I was thinking of setting up a RPG where we interact as our fursonas/OCs but, instead of it being a plain RPG, we offer lessons in whichever hobby we feel we have that we're able to give insight into on a weekly or monthly basis. For example, if someone is skilled in poetry, they'll host a little workshop one month where they give tips, tricks, information and a prompt to get everyone involved. At the end of the month, people would turn in their poems and it'll be anonymously posted by the lesson host for everyone to vote on!
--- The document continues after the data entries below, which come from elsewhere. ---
template <int CIN, int COUT>
__global__ __launch_bounds__(256) void conv3x3_small_kernel(ConvP p) {
  constexpr int KTOT = 9 * CIN;
  constexpr int KSTEPS = (KTOT + 31) / 32;
  constexpr int KPAD = KSTEPS * 32;
  constexpr int MT = COUT / 16;
  constexpr int TPS = 32 / CIN;
  constexpr int PATCH_HALVES = PH * PW * CIN > 16 * TH * TW * 2 ? PH * PW * CIN : 16 * TH * TW * 2;
  __shared__ __attribute__((aligned(16))) f16 s_patch[PATCH_HALVES];
  __shared__ __attribute__((aligned(16))) f16 s_w[COUT * KPAD];
  __shared__ float s_red[4][COUT][2];

  const int tid = threadIdx.x, lane = tid & 63, wave = tid >> 6;
  const int tiles_x = (p.Wo + TW - 1) / TW, tiles_y = (p.Ho + TH - 1) / TH;
  const int tiles_total = p.N * tiles_x * tiles_y;

  for (int e = tid; e < COUT * KPAD / 8; e += 256) {
    const int co = e / (KPAD / 8), k8 = (e - co * (KPAD / 8)) * 8;
    f16x8 v = {0, 0, 0, 0, 0, 0, 0, 0};
    if (k8 < KTOT && co < p.Cout) v = *reinterpret_cast<const f16x8*>(p.w + (size_t)co * KTOT + k8);
    *reinterpret_cast<f16x8*>(s_w + co * KPAD + k8) = v;
  }
  constexpr int C8 = CIN / 8;
  constexpr int XL = (PH * PW * C8 + 255) / 256;
  f16x8 rx[XL];
  const bool fuse_bn = p.in_scale != nullptr;
  float isc[8], ish[8];
  if (fuse_bn) {
    const f32x4_t a0 = *reinterpret_cast<const f32x4_t*>(p.in_scale + (tid % C8) * 8), a1 = *reinterpret_cast<const f32x4_t*>(p.in_scale + (tid % C8) * 8 + 4);
    const f32x4_t b0 = *reinterpret_cast<const f32x4_t*>(p.in_shift + (tid % C8) * 8), b1 = *reinterpret_cast<const f32x4_t*>(p.in_shift + (tid % C8) * 8 + 4);
#pragma unroll
    for (int k = 0; k < 4; ++k) {
      isc[k] = a0[k]; isc[4 + k] = a1[k];
      ish[k] = b0[k]; ish[4 + k] = b1[k];
    }
  }
  const bool in_relu = p.in_relu != 0;
  unsigned vmask = 0;
  auto gload = [&](int tile) {
    vmask = 0;
    const bool live = tile < tiles_total;
    int b = live ? tile : 0;
    const int tx = b % tiles_x;
    b /= tiles_x;
    const int ty = b % tiles_y;
    const int n = b / tiles_y;
    const f16* xb = p.x + (size_t)n * p.Hsrc * p.Wsrc * CIN;
#pragma unroll
    for (int i = 0; i < XL; ++i) {
      const int e = tid + i * 256;
      const int c8 = e % C8, pp = e / C8;
      const int py = pp / PW, px = pp - py * PW;
      const int hi = ty * TH + py - 1, wi = tx * TW + px - 1;
      f16x8 v = {0, 0, 0, 0, 0, 0, 0, 0};
      if (live && e < PH * PW * C8 && (unsigned)hi < (unsigned)p.Hin && (unsigned)wi < (unsigned)p.Win) {
        const int hs = p.up1 ? (hi >> 1) : hi, ws = p.up1 ? (wi >> 1) : wi;
        v = *reinterpret_cast<const f16x8*>(xb + ((size_t)hs * p.Wsrc + ws) * CIN + c8 * 8);
        vmask |= 1u << i;
      }
      rx[i] = v;
    }
  };
  const int pl = lane & 15, g = lane >> 4;

  gload(blockIdx.x);
  for (int tile = blockIdx.x; tile < tiles_total; tile += gridDim.x) {
    int bid = tile;
    const int tx = bid % tiles_x;
    bid /= tiles_x;
    const int ty = bid % tiles_y;
    const int n = bid / tiles_y;
    const int y0 = ty * TH, x0 = tx * TW;
    __syncthreads();
#pragma unroll
    for (int i = 0; i < XL; ++i) {
      const int e = tid + i * 256;
      f16x8 v = rx[i];
      if (fuse_bn && ((vmask >> i) & 1u)) {
#pragma unroll
        for (int k = 0; k < 8; ++k) {
          float f = hd_bn_affine((float)v[k], isc[k], ish[k]);
          if (in_relu) f = fmaxf(f, 0.f);
          v[k] = (f16)f;
        }
      }
      if (e < PH * PW * C8) *reinterpret_cast<f16x8*>(s_patch + (e / C8) * CIN + (e % C8) * 8) = v;
    }
    __syncthreads();
    gload(tile + gridDim.x);

    f32x4_t acc[4][MT];
#pragma unroll
    for (int t = 0; t < 4; ++t)
#pragma unroll
      for (int m = 0; m < MT; ++m) acc[t][m] = (f32x4_t){0.f, 0.f, 0.f, 0.f};
#pragma unroll
    for (int ks = 0; ks < KSTEPS; ++ks) {
      int tap = ks * TPS + (g * 8) / CIN;
      const int ci0 = (g * 8) % CIN;
      if (tap > 8) tap = 8;
      const int kh = tap / 3, kw = tap - kh * 3;
      f16x8 af[MT];
#pragma unroll
      for (int m = 0; m < MT; ++m) af[m] = *reinterpret_cast<const f16x8*>(s_w + (m * 16 + pl) * KPAD + ks * 32 + g * 8);
#pragma unroll
      for (int t = 0; t < 4; ++t) {
        const int oy = wave * 2 + (t >> 1), ox = (t & 1) * 16 + pl;
        const f16x8 bf = *reinterpret_cast<const f16x8*>(s_patch + ((oy + kh) * PW + ox + kw) * CIN + ci0);
#pragma unroll
        for (int m = 0; m < MT; ++m) acc[t][m] = __builtin_amdgcn_mfma_f32_16x16x32_f16(af[m], bf, acc[t][m], 0, 0, 0);
      }
    }

    if (p.out_mode == HD_OUT_NCHW_F32) {
      float* yf = reinterpret_cast<float*>(p.y) + (size_t)n * p.Cout * p.Ho * p.Wo;
      float* s_out = reinterpret_cast<float*>(s_patch);
      __syncthreads();
#pragma unroll
      for (int t = 0; t < 4; ++t) {
        const int oyl = wave * 2 + (t >> 1), oxl = (t & 1) * 16 + pl;
#pragma unroll
        for (int r = 0; r < 4; ++r) {
          const int co = g * 4 + r;
          if (co < p.Cout) {
            float v = acc[t][0][r] + (p.bias ? p.bias[co] : 0.f);
            if (p.act == HD_ACT_RELU) v = fmaxf(v, 0.f);
            else if (p.act == HD_ACT_SIGMOID) v = 1.f / (1.f + __expf(-v));
            s_out[(co * TH + oyl) * TW + oxl] = v;
          }
        }
      }
      __syncthreads();
      {
        const int oyl = tid / TW, oxl = tid - oyl * TW;
        if (y0 + oyl < p.Ho && x0 + oxl < p.Wo)
          for (int co = 0; co < p.Cout; ++co) yf[((size_t)co * p.Ho + y0 + oyl) * p.Wo + x0 + oxl] = s_out[(co * TH + oyl) * TW + oxl];
      }
      continue;
    }
    if (p.pool2) {
      f16* yb2 = reinterpret_cast<f16*>(p.y) + (size_t)n * (p.Ho >> 1) * (p.Wo >> 1) * COUT;
#pragma unroll
      for (int t = 0; t < 2; ++t) {
        const int oy = y0 + wave * 2, ox = x0 + t * 16 + pl;
#pragma unroll
        for (int m = 0; m < MT; ++m) {
          f16x4 o;
#pragma unroll
          for (int r = 0; r < 4; ++r) {
            float v = acc[t][m][r] + acc[t + 2][m][r];
            v += __builtin_bit_cast(float, __builtin_amdgcn_update_dpp(0, __builtin_bit_cast(int, v), 0xB1, 0xF, 0xF, true));
            o[r] = (f16)v;
          }
          if (!(pl & 1) && oy < p.Ho && ox < p.Wo)
            *reinterpret_cast<f16x4*>(yb2 + ((size_t)(oy >> 1) * (p.Wo >> 1) + (ox >> 1)) * COUT + m * 16 + g * 4) = o;
        }
      }
      continue;
    }
    f16* yb = reinterpret_cast<f16*>(p.y) + (size_t)n * p.Ho * p.Wo * COUT;
    float ssum[MT][4], ssq[MT][4];
#pragma unroll
    for (int m = 0; m < MT; ++m)
#pragma unroll
      for (int r = 0; r < 4; ++r) ssum[m][r] = ssq[m][r] = 0.f;
#pragma unroll
    for (int t = 0; t < 4; ++t) {
      const int oy = y0 + wave * 2 + (t >> 1), ox = x0 + (t & 1) * 16 + pl;
      if (oy < p.Ho && ox < p.Wo) {
#pragma unroll
        for (int m = 0; m < MT; ++m) {
          f16x4 o;
#pragma unroll
          for (int r = 0; r < 4; ++r) {
            o[r] = (f16)acc[t][m][r];
            const float vr = (float)o[r];
            ssum[m][r] += vr;
            ssq[m][r] += vr * vr;
          }
          *reinterpret_cast<f16x4*>(yb + ((size_t)oy * p.Wo + ox) * COUT + m * 16 + g * 4) = o;
        }
      }
    }
    if (p.stats) {
#pragma unroll
      for (int m = 0; m < MT; ++m)
#pragma unroll
        for (int r = 0; r < 4; ++r) {
          ssum[m][r] = row16_sum(ssum[m][r]);
          ssq[m][r] = row16_sum(ssq[m][r]);
        }
      if (pl == 0) {
#pragma unroll
        for (int m = 0; m < MT; ++m)
#pragma unroll
          for (int r = 0; r < 4; ++r) {
            s_red[wave][m * 16 + g * 4 + r][0] = ssum[m][r];
            s_red[wave][m * 16 + g * 4 + r][1] = ssq[m][r];
          }
      }
      __syncthreads();
      if (tid < COUT) {
        float s = 0.f, s2 = 0.f;
#pragma unroll
        for (int w4 = 0; w4 < 4; ++w4) {
          s += s_red[w4][tid][0];
          s2 += s_red[w4][tid][1];
        }
        p.stats[((size_t)tile * 2 + 0) * COUT + tid] = s;
        p.stats[((size_t)tile * 2 + 1) * COUT + tid] = s2;
      }
    }
  }
}

}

The more votes your piece would get, the more points your character will earn, which they can then use for various things (I'm still trying to decide on that part!).

Thoughts?


----------



## Universe (Apr 26, 2021)

I like playing video games


----------



## Bllst (Apr 26, 2021)

Ah, that's a lovely idea, and it'd be a nice way to brush up on our own skills while learning new ones. I like hearing people talk about things they care about.

Figuring out what to teach would be tricky, since a good chunk of my hobbies don't translate well to that format (I mean, I can talk your ear off about medieval tactics, but unless you want to get some pointy sticks and rumble, it's gonna be hard to grade that).


----------



## Marius Merganser (Apr 26, 2021)

That does sound interesting.
Welcome to Marius's Guide to Birding


----------



## Mambi (Apr 26, 2021)

nuada said:


> I was thinking of setting up a RPG where we interact as our fursonas/OCs but, instead of it being a plain RPG, we offer lessons in whichever hobby we feel we have that we're able to give insight into on a weekly or monthly basis. For example, if someone is skilled in poetry, they'll host a little workshop one month where they give tips, tricks, information and a prompt to get everyone involved. At the end of the month, people would turn in their poems and it'll be anonymously posted by the lesson host for everyone to vote on! The more votes your piece would get, the more points your character will earn, which they can then use for various things (I'm still trying to decide on that part!).
> 
> Thoughts?



Sounds like fun! Lots of topics of interest I can chat about, or poetry as well.


----------



## The-Courier (May 1, 2021)

My main hobbies are firearms and writing, and I don't think I'm skilled enough at either to provide help.


----------



## Whimsycal (May 7, 2021)

This sounds lovely!!


----------



## Raevyn (May 7, 2021)

Quadrobics and writing, so count me in. <3


----------



## FoxWithAName (May 7, 2021)

The-Courier said:


> I don't think I'm skilled enough at either to provide help.


I thought about this for a second, I can not provide insides in a topic either, but I am interested in all of your cool stuff... Count me in ^^


----------



## The-Courier (May 7, 2021)

FoxWithAName said:


> I thought about this for a second, I can not provide insides in a topic either, but I am interested in all of your cool stuff... Count me in ^^


Well, thanks. Most of the stuff on my FA profile are old and not really indicative of my writing quality now. I should get around to posting something else...


----------



## Parabellum3 (May 7, 2021)

My hobbies regarding RPG’s are firing them.


----------